Les travailleurs de Shrepca avertissent les manifestations

Travailleurs des mines “Et le président du conseil d'administration de Trepca Ardian Syla dit que les revendications des travailleurs ne peuvent pas être incluses dans le statut, comme ils ont [...]
Travailleurs des mines “Et le président du conseil d'administration de Trepca Ardian Syla dit que les revendications des travailleurs ne peuvent pas être incluses dans la loi, car elles ont des coûts élevés et peuvent constituer un obstacle au développement de l'entreprise.
Les 18 et 19 juin 2018, les mineurs de Trepca ont tenu une grève d'une heure en désaccord avec le contenu du projet de loi Trepca. Mais si leurs demandes ne sont pas prises en compte, alors ils disent qu'ils vont continuer avec des grèves et même menacer avec leur exhumation. Il a donc parlé de la télévision publique, le président du Trepca Workers' Union, reconnaissant Sadiku.

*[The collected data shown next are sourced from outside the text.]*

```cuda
__global__ void __launch_bounds__(K3_THREADS)
k_reduce(const unsigned long long *__restrict__ buckets, const uint32_t *__restrict__ flags, uint32_t win,
         const double *__restrict__ decomp,
         const double *__restrict__ ps, int np, unsigned long long *__restrict__ out_count,
         double *__restrict__ out_sum, double *__restrict__ out_avg, int *__restrict__ out_pkeys,
         double *__restrict__ out_pvals, uint32_t *__restrict__ out_nnz, uint32_t smem_cells) {
    extern __shared__ __align__(16) unsigned long long k3_cells[];
    const int h = blockIdx.x, t = threadIdx.x, lane = t & 31, warp = t >> 5;
    const uint32_t level = flags[h];
    if (level == 0) {
        if (t == 0) {
            out_count[h] = 0; out_sum[h] = 0.0; out_avg[h] = __longlong_as_double(0x7FF8000000000000ll); out_nnz[h] = 0;
            for (int j = 0; j < np; j++) {
                out_pkeys[(size_t)h * np + j] = (int)0x80000000;
                out_pvals[(size_t)h * np + j] = __longlong_as_double(0x7FF8000000000000ll);
            }
        }
        return;
    }
    const uint32_t n = 2u * win - 1u;
    if ((level & 2u) || smem_cells < n) {
        reduce_dense(level, buckets, flags, win, decomp, ps, np, out_count, out_sum, out_avg, out_pkeys, out_pvals, out_nnz);
        return;
    }
    __shared__ unsigned long long s_c[32];
    __shared__ double s_s[32];
    __shared__ unsigned int s_n[32];
    __shared__ unsigned long long s_total;
    const unsigned long long *hb = buckets + (size_t)h * 65536u;
    constexpr int PER = 32;
    unsigned long long mine = 0;
    double msum = 0.0;
    unsigned int nnz = 0;
    for (uint32_t i = t; i < n; i += K3_THREADS) {
        const unsigned int slot = (unsigned int)((int)i - (int)(win - 1u)) & 0xFFFFu;
        const unsigned long long c = hb[slot];
        k3_cells[i] = c;
        if (c) { mine += c; msum += decomp[slot] * (double)c; nnz++; }
    }
#pragma unroll
    for (int o = 16; o > 0; o >>= 1) {
        mine += __shfl_xor_sync(0xFFFFFFFFu, mine, o);
        msum += __shfl_xor_sync(0xFFFFFFFFu, msum, o);
        nnz += __shfl_xor_sync(0xFFFFFFFFu, nnz, o);
    }
    if (lane == 0) { s_c[warp] = mine; s_s[warp] = msum; s_n[warp] = nnz; }
    __syncthreads();
    if (warp == 0) {
        unsigned long long c = s_c[lane];
        double sm = s_s[lane];
        unsigned int nz = s_n[lane];
#pragma unroll
        for (int o = 16; o > 0; o >>= 1) {
// ... 435 lines not shown
```

Baseline: 389.8 billion.

## Add TMA producer-warp ring pipeline and 16-bit shared histogram to keyed WC kernel

Restructures the write-combining keyed ingest kernel so a dedicated producer warp bulk-copies value/id tiles into a multi-stage shared-memory ring guarded by mbarriers, while the remaining warps consume and bin. The L2 prefetch path and its knob go away. The shared histogram is packed to 16-bit cells, with an escape that spills 32768 to global on overflow, freeing shared memory for the ring and larger owner rows. The queue drain is rebalanced into fixed rounds across warps, and the host side now picks an aligned head offset so the kernel also takes unaligned inputs. The cost is extra complexity, a barrier on every stage, and more atomics for overflow handling.

```diff
diff --git a/loghisto_b200/csrc/lh_api.cu b/loghisto_b200/csrc/lh_api.cu
--- a/loghisto_b200/csrc/lh_api.cu
+++ b/loghisto_b200/csrc/lh_api.cu
@@ -163,7 +163,6 @@
     uint32_t hot_replicas = 1;
     int keyed_mode = 0;
     int64_t kp_chunk = 256 << 20;
-    uint32_t wc_pf_tiles = 1;
     uint32_t wc_flush_samples = 24576;
     int wc_spt = 6;
     unsigned short *d_kp_queues = nullptr;
@@ -305,6 +304,13 @@
 uint32_t ks_ids_per_pass(const lh_ctx *ctx) { return std::max<uint32_t>(1, (uint32_t)(KS_SMEM_BYTES / ((size_t)ctx->pc.win * 4))); }
 
 constexpr size_t kSmemBudget = 227 * 1024;
+constexpr size_t kWcRingBytes = 64 * 1024;
+template <typename IdT, typename ValT>
+size_t wc_head(const IdT *ids, const ValT *vals) {
+    for (size_t h = 0; h < 8; h++)
+        if ((((uintptr_t)(ids + h) | (uintptr_t)(vals + h)) & 15u) == 0) return h;
+    return SIZE_MAX;
+}
 template <typename IdT, typename ValT, int SPT>
 lh_status launch_keyed_wc_spt(lh_ctx *ctx, int b, const IdT *ids, const ValT *vals, size_t n4x4, cudaStream_t s, bool *used, size_t *taken,
                               const IdT *ids2 = nullptr, const long long *vals2 = nullptr, size_t n2 = 0, size_t *taken2 = nullptr) {
@@ -315,14 +321,20 @@
     if (P < 8 || n4x4 + n2 == 0) return LH_OK;
     const uint32_t ids_per = (ctx->H + P - 1) / P;
     using S = WcShape<SPT>;
-    const size_t hist_bytes = (((size_t)ids_per * ctx->pc.win + 3) & ~(size_t)3) * 4;
+    constexpr size_t stage_bytes = (size_t)S::STAGE * (8 + sizeof(IdT));
+    const size_t fixed = (size_t)2 * WC_MAX_STAGES * 8 + ((((size_t)ids_per * ctx->pc.win + 1) / 2 + 3) & ~(size_t)3) * 4 +
+                         (size_t)2 * WC_MAX_PARTS * 4;
+    uint32_t stages = (uint32_t)std::min<size_t>(WC_MAX_STAGES, std::max<size_t>(2, (kWcRingBytes + stage_bytes - 1) / stage_bytes));
     uint32_t row_cap = 0;
-    size_t smem = 0;
-    for (uint32_t cap_try : {256u, 192u, 128u}) {
-        smem = hist_bytes + 2 * WC_MAX_PARTS * 4 + (size_t)(P + 1) * (cap_try + WC_ROW_EXTRA) * 2;
-        if (smem <= kSmemBudget) { row_cap = cap_try; break; }
+    for (;; stages--) {
+        const size_t used_bytes = fixed + stages * stage_bytes;
+        const size_t per_owner = used_bytes < kSmemBudget ? (kSmemBudget - used_bytes) / ((size_t)(P + 1) * 2) : 0;
+        const size_t cap_fit = per_owner > (size_t)WC_ROW_EXTRA ? (per_owner - WC_ROW_EXTRA) / WC_LINE * WC_LINE : 0;
+        if (cap_fit >= 2 * WC_LINE) { row_cap = (uint32_t)cap_fit; break; }
+        if (stages == 2) break;
     }
     if (!row_cap || (size_t)ids_per * ctx->pc.win > 65535) return LH_OK;
+    const size_t smem = fixed + stages * stage_bytes + (size_t)(P + 1) * (row_cap + WC_ROW_EXTRA) * 2;
     if (ctx->keyed_mode != 2 && n4x4 + n2 < ((size_t)1 << 22)) return LH_OK;
     n4x4 = n4x4 / S::TILE * S::TILE;
     n2 = n2 / S::TILE * S::TILE;
@@ -356,7 +368,7 @@
     const double m_max = std::pow((-3.5 + std::sqrt(3.5 * 3.5 + 4.0 * room)) / 2.0, 2.0);
     const uint32_t flush_samples = std::min<uint32_t>(ctx->wc_flush_samples, (uint32_t)(m_max * P));
     prm.flush_tiles = std::max<uint32_t>(1u, flush_samples / S::TILE);
-    prm.pf_tiles = ctx->wc_pf_tiles;
+    prm.stages = stages;
     prm.row_cap = row_cap;
     prm.row_stride = row_cap + WC_ROW_EXTRA;
     prm.slice_tiles = (uint32_t)slice_tiles; prm.queues = ctx->d_kp_queues; prm.q_cnt = ctx->d_kp_cnt;
@@ -399,58 +411,57 @@
         size_t m = (size_t)std::min<unsigned long long>(n - done, kCap - ctx->buf[b].hot_pending);
         const IdT *ids = d_ids + done;
         const ValT *vals = d_vals + done;
-        size_t head = std::min<size_t>(m, ((32u - ((uintptr_t)vals & 31u)) & 31u) / 8u);
-        bool vec_ok = (((uintptr_t)(ids + head)) & (4 * sizeof(IdT) - 1)) == 0;
-        size_t n4 = vec_ok ? (m - head) / 4 : 0;
-        size_t tail_off = head + n4 * 4;
-        if (!vec_ok) { head = 0; tail_off = 0; }
-        if (head) {
-            k_ingest_keyed<IdT, ValT, T><<<1, T, 0, s>>>(ids, vals, head, ko, ctx->pc);
+        size_t lo = 0, hi = 0, hot_used = 0;
+        const size_t head = std::min<size_t>(m, ((32u - ((uintptr_t)vals & 31u)) & 31u) / 8u);
+        const bool vec_ok = (((uintptr_t)(ids + head)) & (4 * sizeof(IdT) - 1)) == 0;
+        const size_t n4 = vec_ok ? (m - head) / 4 : 0;
+        bool used = false;
+        constexpr uint32_t KS_MAX_PASSES = 4;
+        const uint32_t per_max = ks_ids_per_pass(ctx);
+        const uint32_t passes = (ctx->H + per_max - 1) / per_max;
+        if (passes <= KS_MAX_PASSES && ctx->keyed_mode == 0 && n4 >= 4096) {
+            const uint32_t per = (ctx->H + passes - 1) / passes;
+            const size_t smem = ((size_t)per * ctx->pc.win + 4) * 4;
+            const void *fn = (const void *)k_ingest_keyed_small<IdT, ValT>;
+            LH_CUDA(ctx, cudaFuncSetAttribute(fn, cudaFuncAttributeMaxDynamicSharedMemorySize, (int)smem));
+            int grid = (int)std::max<size_t>(1, std::min<size_t>((size_t)(ctx->sm_count - ctx->k1_reserve_sms),
+                                                                  n4 / (KS_THREADS * 16)));
+            for (uint32_t id_lo = 0; id_lo < ctx->H; id_lo += per) {
+                const uint32_t cnt = std::min(per, ctx->H - id_lo);
+                k_ingest_keyed_small<IdT, ValT><<<grid, KS_THREADS, smem, s>>>(ids + head, vals + head, n4, id_lo, cnt, ko, ctx->pc);
+                ctx->stats.kernel_launches++;
+            }
+            used = true;
+            lo = head; hi = head + n4 * 4;
+            hot_used = n4 * 4;
+            ctx->keyed_kernel = "k_ingest_keyed_small";
+        }
+        const size_t wh = wc_head(ids, vals);
+        if (!used && ctx->keyed_mode != 1 && wh < m) {
+            size_t taken = 0;
+            st = launch_keyed_wc<IdT, ValT>(ctx, b, ids + wh, vals + wh, m - wh, s, &used, &taken);
+            if (st != LH_OK) return st;
+            if (used) {
+                ctx->keyed_kernel = "k_ingest_keyed_wc";
+                lo = wh; hi = wh + taken;
+            }
+        }
+        if (!used && n4) {
+            int grid = grid_1d(ctx, n4, T, 1, ctx->keyed_blocks_per_sm);
+            k_ingest_keyed_vec<IdT, ValT, T><<<grid, T, 0, s>>>(ids + head, vals + head, n4, ctx->hot_replicas, ko, ctx->pc);
+            ctx->stats.kernel_launches++;
+            lo = head; hi = head + n4 * 4;
+            hot_used = n4 * 4;
+            ctx->keyed_kernel = "k_ingest_keyed_vec";
+        }
+        if (lo) {
+            k_ingest_keyed<IdT, ValT, T><<<1, T, 0, s>>>(ids, vals, lo, ko, ctx->pc);
             ctx->stats.kernel_launches++;
         }
-        size_t hot_used = 0;
-        if (n4) {
-            bool used = false;
-            constexpr uint32_t KS_MAX_PASSES = 4;
-            const uint32_t per_max = ks_ids_per_pass(ctx);
-            const uint32_t passes = (ctx->H + per_max - 1) / per_max;
-            if (passes <= KS_MAX_PASSES && ctx->keyed_mode == 0 && n4 >= 4096) {
-                const uint32_t per = (ctx->H + passes - 1) / passes;
-                const size_t smem = ((size_t)per * ctx->pc.win + 4) * 4;
-                const void *fn = (const void *)k_ingest_keyed_small<IdT, ValT>;
-                LH_CUDA(ctx, cudaFuncSetAttribute(fn, cudaFuncAttributeMaxDynamicSharedMemorySize, (int)smem));
-                int grid = (int)std::max<size_t>(1, std::min<size_t>((size_t)(ctx->sm_count - ctx->k1_reserve_sms),
-                                                                      n4 / (KS_THREADS * 16)));
-                for (uint32_t lo = 0; lo < ctx->H; lo += per) {
-                    const uint32_t cnt = std::min(per, ctx->H - lo);
-                    k_ingest_keyed_small<IdT, ValT><<<grid, KS_THREADS, smem, s>>>(ids + head, vals + head, n4, lo, cnt, ko, ctx->pc);
-                    ctx->stats.kernel_launches++;
-                }
-                used = true;
-                hot_used = n4 * 4;
-                ctx->keyed_kernel = "k_ingest_keyed_small";
-            }
-            if (!used && ctx->keyed_mode != 1) {
-                size_t taken = 0;
-                st = launch_keyed_wc<IdT, ValT>(ctx, b, ids + head, vals + head, n4 * 4, s, &used, &taken);
-                if (st != LH_OK) return st;
-                if (used) {
-                    ctx->keyed_kernel = "k_ingest_keyed_wc";
-                    tail_off = head + taken;
-                }
-            }
-            if (!used) {
-                int grid = grid_1d(ctx, n4, T, 1, ctx->keyed_blocks_per_sm);
-                k_ingest_keyed_vec<IdT, ValT, T><<<grid, T, 0, s>>>(ids + head, vals + head, n4, ctx->hot_replicas, ko, ctx->pc);
-                ctx->stats.kernel_launches++;
-                hot_used = n4 * 4;
-                ctx->keyed_kernel = "k_ingest_keyed_vec";
-            }
-        }
-        if (tail_off < m) {
-            size_t r = m - tail_off;
+        if (hi < m) {
+            size_t r = m - hi;
             int grid = grid_1d(ctx, r, T, 1, ctx->keyed_blocks_per_sm);
-            k_ingest_keyed<IdT, ValT, T><<<grid, T, 0, s>>>(ids + tail_off, vals + tail_off, r, ko, ctx->pc);
+            k_ingest_keyed<IdT, ValT, T><<<grid, T, 0, s>>>(ids + hi, vals + hi, r, ko, ctx->pc);
             ctx->stats.kernel_launches++;
         }
         LH_CUDA(ctx, cudaGetLastError());
@@ -466,7 +477,7 @@
 template <typename IdT>
 lh_status launch_keyed_pair(lh_ctx *ctx, const IdT *ids_f, const double *vals_f, size_t n_f, const IdT *ids_ns, const long long *vals_ns,
                             size_t n_ns, cudaStream_t s) {
-    auto aligned = [](const void *v, const void *i) { return (((uintptr_t)v & 31u) == 0) && (((uintptr_t)i & (4 * sizeof(IdT) - 1)) == 0); };
+    auto aligned = [](const void *v, const void *i) { return (((uintptr_t)v | (uintptr_t)i) & 15u) == 0; };
     const uint32_t small_passes = (ctx->H + ks_ids_per_pass(ctx) - 1) / ks_ids_per_pass(ctx);
     const bool small = small_passes <= 4 && ctx->keyed_mode == 0;
     const bool fuse = n_f && n_ns && ctx->keyed_mode != 1 && !small && aligned(vals_f, ids_f) && aligned(vals_ns, ids_ns);
@@ -1710,11 +1721,6 @@
         ctx->keyed_mode = (int)value;
         return LH_OK;
     }
-    if (!strcmp(key, "wc_pf")) {
-        if (value < 0 || value > 8) return fail(ctx, LH_ERR_RANGE, "wc_pf is 0 ... 8 tiles");
-        ctx->wc_pf_tiles = (uint32_t)value;
-        return LH_OK;
-    }
     if (!strcmp(key, "wc_flush")) {
         if (value < 4096 || value > 65536) return fail(ctx, LH_ERR_RANGE, "wc_flush is 4096 ... 65536 samples");
         ctx->wc_flush_samples = (uint32_t)value;
diff --git a/loghisto_b200/csrc/lh_kernels.cuh b/loghisto_b200/csrc/lh_kernels.cuh
--- a/loghisto_b200/csrc/lh_kernels.cuh
+++ b/loghisto_b200/csrc/lh_kernels.cuh
@@ -387,6 +387,9 @@
     __device__ __forceinline__ void load(const unsigned short *ids, size_t g) {
         asm volatile("ld.global.nc.L1::no_allocate.v2.u32 {%0, %1}, [%2];" : "=r"(lo), "=r"(hi) : "l"(reinterpret_cast<const char *>(ids) + g * 8));
     }
+    __device__ __forceinline__ void from_stage(const void *stage_ids, uint32_t t, int half) {
+        (half ? hi : lo) = reinterpret_cast<const unsigned int *>(stage_ids)[t];
+    }
     __device__ __forceinline__ uint32_t get(int j) const { const unsigned int w = j < 2 ? lo : hi; return (j & 1) ? (w >> 16) : (w & 0xFFFFu); }
 };
 template <> struct IdPack<unsigned int> {
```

Jusqu'à lundi, si nous ne prenons pas de mesures, ou si nous n'obtenons pas nos demandes dans la loi, alors, à partir de lundi, je pense que la situation sera brisée. Je ne sais pas comment ça va plus loin, nous avons
Il a annoncé une grève générale ou une manifestation de masse sur la route”, a-t-il dit.
Selon Sadik, le projet de statut proposé n'est pas bon pour les travailleurs ou l'entreprise Trepca. Il mentionne certaines des exigences que les travailleurs cherchent à inclure dans la loi.
“Nous avons exigé que les pensions des mineurs représentent 70 % du salaire, ainsi que l'âge de la retraite de 50 à 55 ans. Assurance maladie et assurance travail. Reconnaissance du stade de travail pour 89-99. Nous avons également exigé que la famille hérite des pensions de famille”, a déclaré Sadiku.
Selon lui, aucune des revendications des travailleurs n'a été prise en compte, puisqu'elle indique que le projet d'organe proposé n'a pas été travaillé par le comité directeur de Trepca Company. Mais, le président de ce conseil, Ardian Syla, a dit que le document en question a été travaillé par eux, tant que les mécontentements et les revendications du syndicat ont été exprimés:
“Le mécontentement des travailleurs est principalement lié aux questions sociales, qu'ils estiment devoir inscrire dans la loi. Cependant, la plupart des membres du conseil d'administration et du gouvernement pensent que les questions sociales ne devraient pas être adoptées dans la loi, mais qu'elles devraient être réglementées par des formes juridiques”, a-t-il dit.
Syla, dit qu'il s'agit de résoudre les demandes des travailleurs, mais à ce stade, leur accomplissement n'est pas bon pour Trepca ou les travailleurs, car il a des coûts budgétaires élevés. La levée du statut et son adoption par l'Assemblée du Kosovo ouvrent la voie au recensement de la société Trepca et au début des travaux. En son absence, la loi Trepca, deux ans après son approbation, n'est pas appliquée.